- [Task item]:
In the entries below, the lines from the one with "const bool has_item = tid < QT * 256;" through the one with "bf16x8 *dst = HP" are to be copied exactly; both ends count.

--- Supplied records Enclosed Below ---

template <int QT, int NW, bool SIGNAL, bool HP = false, bool XF32 = false>
__device__ __forceinline__ void attn_head_body(const HeadAttnArgs &a, char *lds, int *s_last_p, const int kvh, const int by,
                                               const int cand, int *done_ctr) {
  static_assert(!HP || QT == 2, "head pairs use the two-tile register layout");
  using L = HeadLds<QT, NW>;
  int &s_last = *s_last_p;

  const int tid = threadIdx.x;
  const int w = __builtin_amdgcn_readfirstlane(tid >> 6), l = tid & 63;
  const int hpg = HP ? a.G >> 1 : a.G;
  const int hh = by % hpg, split = by / hpg;
  const int head = kvh * a.G + (HP ? 2 * hh : hh);
  const int ns = a.ns_old + 1;
  const bool is_new = split == a.ns_old;
  int S = a.S, tau = a.tau, bs = a.bs, pos0 = a.pos0;
  if (a.dyn) {
    const int32_t *dp = a.dyn + cand * a.dyn_cand_stride;
    S = dp[DFL_DYN_S];
    tau = dp[DFL_DYN_TAU];
    bs = dp[DFL_DYN_BS];
    pos0 = dp[DFL_DYN_POS0];
  }
  const int n_new = tau + bs;
  const int qi = l & 15, g = l >> 4;
  HSTAMP(0);
  const bf16_t *const xq = XF32 ? a.cos_tab : a.xq + cand * a.xq_cand_stride;
  const float *const xq32 = XF32 ? a.xq32 + cand * a.xq_cand_stride : nullptr;
  bf16x8 *const out_frag = a.out_frag + cand * a.out_cand_stride;
  float *const o_part = a.o_part + cand * a.ws_cand_stride;
  float *const ml_part = a.ml_part + cand * a.ws_cand_stride;
  int *const tickets = a.tickets + cand * a.ws_cand_stride;
  bf16_t *const kc = a.kc + cand * a.cache_cand_stride, *const vc = a.vc + cand * a.cache_cand_stride;
  bf16_t *const k_new = a.k_out ? a.k_out + cand * a.kv_out_cand_stride : kc;
  bf16_t *const v_new = a.k_out ? a.v_out + cand * a.kv_out_cand_stride : vc;
  const int new_rows_cap = a.k_out ? a.out_rows : a.cache_rows;
  const int new_row0 = a.k_out ? 0 : S;
  const bf16_t *kbase = kc + (int64_t)kvh * a.cache_rows * 128;
  const bf16_t *vbase = vc + (int64_t)kvh * a.cache_rows * 128;


  int t0 = 0, t1 = 0;
  if (!is_new && a.ns_old > 0) {
    const int nt = (S + 31) >> 5;
    const int tps = (nt + a.ns_old - 1) / a.ns_old;
    t0 = split * tps;
    t1 = t0 + tps;
    t0 = t0 > nt ? nt : t0;
    t1 = t1 > nt ? nt : t1;
  }
  const int old_last = S > 0 ? S - 1 : 0;
  bf16x8 kA[2][4], vA[8], kB[2][4], vB[8];
  auto fetch_k = [&](bf16x8(&kf)[2][4], int t, int lim) {
#pragma unroll
    for (int u = 0; u < 2; ++u) {
      int row = t * 32 + u * 16 + qi;
      row = row < lim ? row : lim;
#pragma unroll
      for (int s = 0; s < 4; ++s)
        kf[u][s] = *reinterpret_cast<const bf16x8 *>(kbase + (int64_t)row * 128 + s * 32 + g * 8);
    }
  };
  auto fetch_v = [&](bf16x8(&vr)[8], int t, int lim) {
#pragma unroll
    for (int i = 0; i < 8; ++i) {
      const int c = l + 64 * i;
      int row = t * 32 + (c >> 4);
      row = row < lim ? row : lim;
      vr[i] = *reinterpret_cast<const bf16x8 *>(vbase + (int64_t)row * 128 + (c & 15) * 8);
    }
  };
  auto fetch = [&](bf16x8(&kf)[2][4], bf16x8(&vr)[8], int t, int lim) {
    fetch_k(kf, t, lim);
    fetch_v(vr, t, lim);
  };
  char *q_lds = lds + L::kQ;
  const int jq = 4 * w + g;
  const int jrow = HP ? jq & 15 : jq;
  const int jhead = HP ? head + (jq >> 4) : head;
  RopeLoads<1> qld;
  {
    const int pos[1] = {pos0 + tau + jrow};
    if constexpr (XF32) {
      const float *src[1] = {jrow < bs ? xq32 + (int64_t)jrow * a.ldq + a.q_col + jhead * 128 : nullptr};
      rope_issue32<1>(src, pos, a.q_w, a.cos_tab, a.sin_tab, a.max_pos, xq32, xq, a.part_stride32, a.nparts32, l, qld);
    } else {
      const bf16_t *src[1] = {jrow < bs ? xq + (int64_t)jrow * a.ldq + a.q_col + jhead * 128 : nullptr};
      rope_issue<1>(src, pos, a.q_w, a.cos_tab, a.sin_tab, a.max_pos, xq, l, qld);
    }
  }
  asm volatile("" ::: "memory");
  auto finish_q = [&]() {
    if (jq < QT * 16) {
      const bool rp[1] = {true};
      bf16x8 ov[1];
      if constexpr (XF32) rope_sum32<1>(qld, a.nparts32);
      rope_finish<1>(qld, rp, a.q_w != nullptr, a.eps, l, ov);
      const bf16x8 z = {0, 0, 0, 0, 0, 0, 0, 0};
      *reinterpret_cast<bf16x8 *>(q_lds + (jq >> 4) * 4096 + k_swz(jq & 15, qi)) = jrow < bs ? ov[0] : z;
    }
  };
  int tcur = t0 + w;
  char *new_k = lds, *new_v = lds + 16384;
  if (!is_new) {
    fetch(kA, vA, tcur < t1 ? tcur : 0, old_last);
    asm volatile("" ::: "memory");
    finish_q();
  } else {
    auto sweep = [&](auto np_tag) {
      constexpr int NP = decltype(np_tag)::value;
      const bf16_t *src[NP];
      const float *src32[NP];
      int pos[NP], rel[NP];
      bool rp[NP], isv[NP];
      bf16x8 ov[NP];
#pragma unroll
      for (int p = 0; p < NP; ++p) {
        const int it = (p * NW + w) * 4 + g;
        isv[p] = it >= n_new;
        rel[p] = isv[p] ? it - n_new : it;
        const bool ok = it < 2 * n_new;
        const int vsel = isv[p] ? 1 : 0;
        if constexpr (XF32) {
          src32[p] = ok ? xq32 + (int64_t)rel[p] * a.ldq + a.k_col + vsel * (a.v_col - a.k_col) + kvh * 128 : nullptr;
          src[p] = ok ? xq : nullptr;
        } else {
          const bf16_t *row = rel[p] < tau ? a.xc + (int64_t)rel[p] * a.ldc + a.ck_col + vsel * (a.cv_col - a.ck_col)
                                           : xq + (int64_t)(rel[p] - tau) * a.ldq + a.k_col + vsel * (a.v_col - a.k_col);
          src[p] = ok ? row + kvh * 128 : nullptr;
          src32[p] = nullptr;
        }
        pos[p] = pos0 + rel[p];
        rp[p] = !isv[p];
      }
      RopeLoads<NP> kld;
      if constexpr (XF32)
        rope_issue32<NP>(src32, pos, a.k_w, a.cos_tab, a.sin_tab, a.max_pos, xq32, xq, a.part_stride32, a.nparts32, l, kld);
      else
        rope_issue<NP>(src, pos, a.k_w, a.cos_tab, a.sin_tab, a.max_pos, xq, l, kld);
      asm volatile("" ::: "memory");
      finish_q();
      if constexpr (XF32) rope_sum32<NP>(kld, a.nparts32);
      rope_finish<NP>(kld, rp, a.k_w != nullptr, a.eps, l, ov);
#pragma unroll
      for (int p = 0; p < NP; ++p)
        if (src[p]) {
          const int jt = rel[p] >> 5, r = rel[p] & 31;
          *reinterpret_cast<bf16x8 *>((isv[p] ? new_v + jt * 8192 + v_swz(r, qi) : new_k + jt * 8192 + k_swz(r, qi))) = ov[p];
          const int crow = new_row0 + rel[p];
          if (hh == 0 && crow < new_rows_cap)
            *reinterpret_cast<bf16x8 *>((isv[p] ? v_new : k_new) + ((int64_t)kvh * new_rows_cap + crow) * 128 + qi * 8) = ov[p];
        }
    };
    if (2 * n_new <= NW * 4)
      sweep(std::integral_constant<int, 1>{});
    else if (2 * n_new <= NW * 8)
      sweep(std::integral_constant<int, 2>{});
    else
      sweep(std::integral_constant<int, 4>{});
  }
  HSTAMP(1);
  __syncthreads();

  bf16x8 qf[QT][4];
#pragma unroll
  for (int qt = 0; qt < QT; ++qt)
#pragma unroll
    for (int s = 0; s < 4; ++s) qf[qt][s] = *reinterpret_cast<const bf16x8 *>(q_lds + qt * 4096 + k_swz(qi, s * 4 + g));

  f32x4 o[QT][8];
  float m_run[QT], l_run[QT];
#pragma unroll
  for (int qt = 0; qt < QT; ++qt) {
    m_run[qt] = -INFINITY;
    l_run[qt] = 0.f;
#pragma unroll
    for (int dt = 0; dt < 8; ++dt) o[qt][dt] = (f32x4){0.f, 0.f, 0.f, 0.f};
  }

  auto compute = [&](const bf16x8(&kf)[2][4], const char *vt, int key0, int nvalid, int vrows, bool new_rows) {
    const int qq = qi >> 2, p4 = l & 3;
    int r0 = 4 * g + qq, r1 = 16 + 4 * g + qq;
    r0 = r0 < vrows ? r0 : vrows - 1;
    r1 = r1 < vrows ? r1 : vrows - 1;
#pragma unroll
    for (int qt = 0; qt < QT; ++qt) {
      f32x4 sc[2];
#pragma unroll
      for (int u = 0; u < 2; ++u) {
        sc[u] = (f32x4){0.f, 0.f, 0.f, 0.f};
#pragma unroll
        for (int s = 0; s < 4; ++s) sc[u] = __builtin_amdgcn_mfma_f32_16x16x32_bf16(kf[u][s], qf[qt][s], sc[u], 0, 0, 0);
      }
      float mx = -INFINITY;
#pragma unroll
      for (int u = 0; u < 2; ++u)
#pragma unroll
        for (int r = 0; r < 4; ++r) {
          const int key = key0 + u * 16 + 4 * g + r;
          const bool vis = key < nvalid && (!new_rows || !a.causal || key <= tau + (HP ? 0 : qt * 16) + qi);
          const float v = vis ? sc[u][r] * a.scale_log2 : -INFINITY;
          sc[u][r] = v;
          mx = fmaxf(mx, v);
        }
      mx = wave_g_max(mx);
      const float m_new = fmaxf(m_run[qt], mx);
      const float m_ref = m_new == -INFINITY ? 0.f : m_new;
      const float alpha = __builtin_amdgcn_exp2f(m_run[qt] - m_ref);
      m_run[qt] = m_new;
      float psum = 0.f;
      bf16x8 pb;
#pragma unroll
      for (int u = 0; u < 2; ++u)
#pragma unroll
        for (int r = 0; r < 4; ++r) {
          const float p = __builtin_amdgcn_exp2f(sc[u][r] - m_ref);
          psum += p;
          pb[u * 4 + r] = f2bf(p);
        }
      l_run[qt] = l_run[qt] * alpha + psum;
#pragma unroll
      for (int dt = 0; dt < 8; ++dt) o[qt][dt] *= alpha;
#pragma unroll
      for (int dt = 0; dt < 8; ++dt) {
        const bf16x4 v0 =
            __builtin_amdgcn_ds_read_tr16_b64_v4bf16((lds_bf16x4 *)(vt + r0 * 256 + (((dt ^ (r0 & 7)) << 5) | (p4 << 3))));
        const bf16x4 v1 =
            __builtin_amdgcn_ds_read_tr16_b64_v4bf16((lds_bf16x4 *)(vt + r1 * 256 + (((dt ^ (r1 & 7)) << 5) | (p4 << 3))));
        const bf16x8 va = {v0[0], v0[1], v0[2], v0[3], v1[0], v1[1], v1[2], v1[3]};
        o[qt][dt] = __builtin_amdgcn_mfma_f32_16x16x32_bf16(va, pb, o[qt][dt], 0, 0, 0);
      }
    }
  };

  if (is_new) {
    const int ntile = (n_new + 31) >> 5;
    if (w < ntile) {
      bf16x8 kf[2][4];
#pragma unroll
      for (int u = 0; u < 2; ++u)
#pragma unroll
        for (int s = 0; s < 4; ++s)
          kf[u][s] = *reinterpret_cast<const bf16x8 *>(new_k + w * 8192 + k_swz(u * 16 + qi, s * 4 + g));
      int vrows = n_new - w * 32;
      vrows = vrows > 32 ? 32 : vrows;
      compute(kf, new_v + w * 8192, w * 32, n_new, vrows, true);
    }
  } else {
    char *my_v = lds + w * 8192;
    auto put_v = [&](const bf16x8(&vr)[8]) {
#pragma unroll
      for (int i = 0; i < 8; ++i) {
        const int c = l + 64 * i;
        *reinterpret_cast<bf16x8 *>(my_v + v_swz(c >> 4, c & 15)) = vr[i];
      }
    };
    if (tcur + NW >= t1) {
      if (tcur < t1) {
        put_v(vA);
        compute(kA, my_v, tcur * 32, S, 32, false);
      }
    } else if (QT == 1) {
      for (; tcur < t1; tcur += 2 * NW) {
        fetch(kB, vB, tcur + NW, tcur + NW < t1 ? old_last : 0);
        put_v(vA);
        compute(kA, my_v, tcur * 32, S, 32, false);
        fetch(kA, vA, tcur + 2 * NW, tcur + 2 * NW < t1 ? old_last : 0);
        if (tcur + NW < t1) {
          put_v(vB);
          compute(kB, my_v, (tcur + NW) * 32, S, 32, false);
        }
      }
    } else {
      for (; tcur < t1; tcur += NW) {
        const int lim = tcur + NW < t1 ? old_last : 0;
        put_v(vA);
        fetch_v(vA, tcur + NW, lim);
        compute(kA, my_v, tcur * 32, S, 32, false);
        fetch_k(kA, tcur + NW, lim);
      }
    }
  }

  HSTAMP(2);
  __syncthreads();
  HSTAMP(3);
  {
    float *mo = reinterpret_cast<float *>(lds + L::kMergeO);
    float *mml = reinterpret_cast<float *>(lds + L::kMergeML);
#pragma unroll
    for (int qt = 0; qt < QT; ++qt) {
      const float lt = wave_g_sum(l_run[qt]);
      float *op = mo + ((w * QT + qt) * 16 + qi) * L::kRow;
#pragma unroll
      for (int dt = 0; dt < 8; ++dt) *reinterpret_cast<f32x4 *>(op + dt * 16 + 4 * g) = o[qt][dt];
      if (g == 0) {
        mml[((w * QT + qt) * 16 + qi) * 2] = m_run[qt];
        mml[((w * QT + qt) * 16 + qi) * 2 + 1] = lt;
      }
    }
  }
  __syncthreads();
  const bool has_item = tid < QT * 256;
  const int qt = tid >> 8, q = (tid >> 4) & 15, dg = tid & 15;
  float M = -INFINITY, Lsum = 0.f, acc[8];
#pragma unroll
  for (int j = 0; j < 8; ++j) acc[j] = 0.f;
  if (has_item) {
    const float *mo = reinterpret_cast<const float *>(lds + L::kMergeO);
    const float *mml = reinterpret_cast<const float *>(lds + L::kMergeML);
    float ms[NW], ls[NW];
#pragma unroll
    for (int ww = 0; ww < NW; ++ww) {
      ms[ww] = mml[((ww * QT + qt) * 16 + q) * 2];
      ls[ww] = mml[((ww * QT + qt) * 16 + q) * 2 + 1];
      M = fmaxf(M, ms[ww]);
    }
    const float mref = M == -INFINITY ? 0.f : M;
#pragma unroll
    for (int ww = 0; ww < NW; ++ww) {
      const float wgt = __builtin_amdgcn_exp2f(ms[ww] - mref);
      const float *op = mo + ((ww * QT + qt) * 16 + q) * L::kRow + dg * 8;
      const f32x4 a0 = *reinterpret_cast<const f32x4 *>(op), a1 = *reinterpret_cast<const f32x4 *>(op + 4);
      Lsum += wgt * ls[ww];
#pragma unroll
      for (int j = 0; j < 4; ++j) {
        acc[j] += wgt * a0[j];
        acc[4 + j] += wgt * a1[j];
      }
    }
  }
  auto emit = [&](float Lt, const float(&v)[8]) {
    const float inv = Lt > 0.f ? 1.f / Lt : 0.f;
    bf16x8 r;
#pragma unroll
    for (int j = 0; j < 8; ++j) r[j] = f2bf(v[j] * inv);
    if (SIGNAL && q >= bs) r = (bf16x8){0, 0, 0, 0, 0, 0, 0, 0};
    bf16x8 *dst = HP ? &out_frag[((head + qt) * 16 + dg) * 16 + q] : &out_frag[qt * a.out_tile_stride + (head * 16 + dg) * 16 + q];
    if (SIGNAL) {
      const __amdgpu_buffer_rsrc_t rd = __builtin_amdgcn_make_buffer_rsrc(dst, 0, 16, 0x00020000);
      __builtin_amdgcn_raw_buffer_store_b128(__builtin_bit_cast(u32x4, r), rd, 0, 0, 16);
    } else {
      *dst = r;
    }
  };
  auto signal = [&]() {
    if (SIGNAL) {
      asm volatile("s_waitcnt vmcnt(0)" ::: "memory");
      __syncthreads();
      if (tid < 32) __hip_atomic_fetch_add(done_ctr + tid * 32, 1, __ATOMIC_RELAXED, __HIP_MEMORY_SCOPE_AGENT);
#ifdef DFL_ATTN_STAMPS
      if (tid == 0) atomicMax(&g_amax[15], (unsigned long long)__builtin_amdgcn_s_memrealtime());
#endif
    }
  };
  HSTAMP(4);
  if (ns == 1) {
    if (has_item) emit(Lsum, acc);
    signal();
    return;
  }

  const size_t item_row = HP ? (size_t)(head + qt) * 16 + q : (size_t)head * (QT * 16) + qt * 16 + q;
  const size_t rows_per_split = (size_t)a.n_q * (HP ? 16 : QT * 16);
  const __amdgpu_buffer_rsrc_t ro =
      __builtin_amdgcn_make_buffer_rsrc(o_part, 0, (int)(rows_per_split * ns * 128 * sizeof(float)), 0x00020000);
  const __amdgpu_buffer_rsrc_t rm =
      __builtin_amdgcn_make_buffer_rsrc(ml_part, 0, (int)(rows_per_split * ns * 2 * sizeof(float)), 0x00020000);
  if (has_item) {
    const int off = (int)((((size_t)split * rows_per_split + item_row) * 128 + dg * 8) * sizeof(float));
    const f32x4 s0 = {acc[0], acc[1], acc[2], acc[3]}, s1 = {acc[4], acc[5], acc[6], acc[7]};
    __builtin_amdgcn_raw_buffer_store_b128(__builtin_bit_cast(u32x4, s0), ro, off, 0, 16);
    __builtin_amdgcn_raw_buffer_store_b128(__builtin_bit_cast(u32x4, s1), ro, off + 16, 0, 16);
    if (dg == 0) {
      const int offm = (int)((((size_t)split * rows_per_split + item_row) * 2) * sizeof(float));
      __builtin_amdgcn_raw_buffer_store_b32(__builtin_bit_cast(unsigned, M), rm, offm, 0, 16);
      __builtin_amdgcn_raw_buffer_store_b32(__builtin_bit_cast(unsigned, Lsum), rm, offm + 4, 0, 16);
    }
  }
  asm volatile("s_waitcnt vmcnt(0)" ::: "memory");
  __syncthreads();
  HSTAMP(5);
  if (tid == 0) {
    const int ticket = __hip_atomic_fetch_add(&tickets[head], 1, __ATOMIC_RELAXED, __HIP_MEMORY_SCOPE_AGENT);
    const int last = ticket == ns - 1;
    if (last) __hip_atomic_store(&tickets[head], 0, __ATOMIC_RELAXED, __HIP_MEMORY_SCOPE_AGENT);
    s_last = last;
  }
  __syncthreads();
  HSTAMP(6);
#ifdef DFL_ATTN_STAMPS
  if (tid == 0) atomicMax(&g_amax[split < 15 ? split : 14], (unsigned long long)__builtin_amdgcn_s_memrealtime());
#endif
  if (!s_last) return;

  if (has_item) {
    float Mg = -INFINITY, Lg = 0.f, ag[8];
#pragma unroll
    for (int j = 0; j < 8; ++j) ag[j] = 0.f;
    constexpr int U = 8;
    for (int s = 0; s < ns; s += U) {
      float ms[U], ls[U];
      f32x4 a0[U], a1[U];
#pragma unroll
      for (int u = 0; u < U; ++u) {
        const int sc = s + u < ns ? s + u : ns - 1;
        const int off = (int)((((size_t)sc * rows_per_split + item_row) * 128 + dg * 8) * sizeof(float));
        const int offm = (int)((((size_t)sc * rows_per_split + item_row) * 2) * sizeof(float));
        ms[u] = __builtin_bit_cast(float, __builtin_amdgcn_raw_buffer_load_b32(rm, offm, 0, 16));
        ls[u] = __builtin_bit_cast(float, __builtin_amdgcn_raw_buffer_load_b32(rm, offm + 4, 0, 16));
        a0[u] = __builtin_bit_cast(f32x4, __builtin_amdgcn_raw_buffer_load_b128(ro, off, 0, 16));
        a1[u] = __builtin_bit_cast(f32x4, __builtin_amdgcn_raw_buffer_load_b128(ro, off + 16, 0, 16));
      }
      float mnew = Mg;
#pragma unroll
      for (int u = 0; u < U; ++u) mnew = fmaxf(mnew, s + u < ns ? ms[u] : -INFINITY);
      const float mref = mnew == -INFINITY ? 0.f : mnew;
      const float scale = __builtin_amdgcn_exp2f(Mg - mref);
      Mg = mnew;
      Lg *= scale;
#pragma unroll
      for (int j = 0; j < 8; ++j) ag[j] *= scale;
#pragma unroll
      for (int u = 0; u < U; ++u) {
        const float wgt = s + u < ns ? __builtin_amdgcn_exp2f(ms[u] - mref) : 0.f;
        Lg += wgt * ls[u];
#pragma unroll
        for (int j = 0; j < 4; ++j) {
          ag[j] += wgt * a0[u][j];
          ag[4 + j] += wgt * a1[u][j];
        }
      }
    }
    emit(Lg, ag);
  }
  signal();
#ifdef DFL_ATTN_STAMPS
  asm volatile("s_waitcnt vmcnt(0)" ::: "memory");
#endif
  HSTAMP(7);
}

--- End of Enclosed Supplied records ---

- [Result for this task]:
  const bool has_item = tid < QT * 256;
  const int qt = tid >> 8, q = (tid >> 4) & 15, dg = tid & 15;
  float M = -INFINITY, Lsum = 0.f, acc[8];
#pragma unroll
  for (int j = 0; j < 8; ++j) acc[j] = 0.f;
  if (has_item) {
    const float *mo = reinterpret_cast<const float *>(lds + L::kMergeO);
    const float *mml = reinterpret_cast<const float *>(lds + L::kMergeML);
    float ms[NW], ls[NW];
#pragma unroll
    for (int ww = 0; ww < NW; ++ww) {
      ms[ww] = mml[((ww * QT + qt) * 16 + q) * 2];
      ls[ww] = mml[((ww * QT + qt) * 16 + q) * 2 + 1];
      M = fmaxf(M, ms[ww]);
    }
    const float mref = M == -INFINITY ? 0.f : M;
#pragma unroll
    for (int ww = 0; ww < NW; ++ww) {
      const float wgt = __builtin_amdgcn_exp2f(ms[ww] - mref);
      const float *op = mo + ((ww * QT + qt) * 16 + q) * L::kRow + dg * 8;
      const f32x4 a0 = *reinterpret_cast<const f32x4 *>(op), a1 = *reinterpret_cast<const f32x4 *>(op + 4);
      Lsum += wgt * ls[ww];
#pragma unroll
      for (int j = 0; j < 4; ++j) {
        acc[j] += wgt * a0[j];
        acc[4 + j] += wgt * a1[j];
      }
    }
  }
  auto emit = [&](float Lt, const float(&v)[8]) {
    const float inv = Lt > 0.f ? 1.f / Lt : 0.f;
    bf16x8 r;
#pragma unroll
    for (int j = 0; j < 8; ++j) r[j] = f2bf(v[j] * inv);
    if (SIGNAL && q >= bs) r = (bf16x8){0, 0, 0, 0, 0, 0, 0, 0};
    bf16x8 *dst = HP ? &out_frag[((head + qt) * 16 + dg) * 16 + q] : &out_frag[qt * a.out_tile_stride + (head * 16 + dg) * 16 + q];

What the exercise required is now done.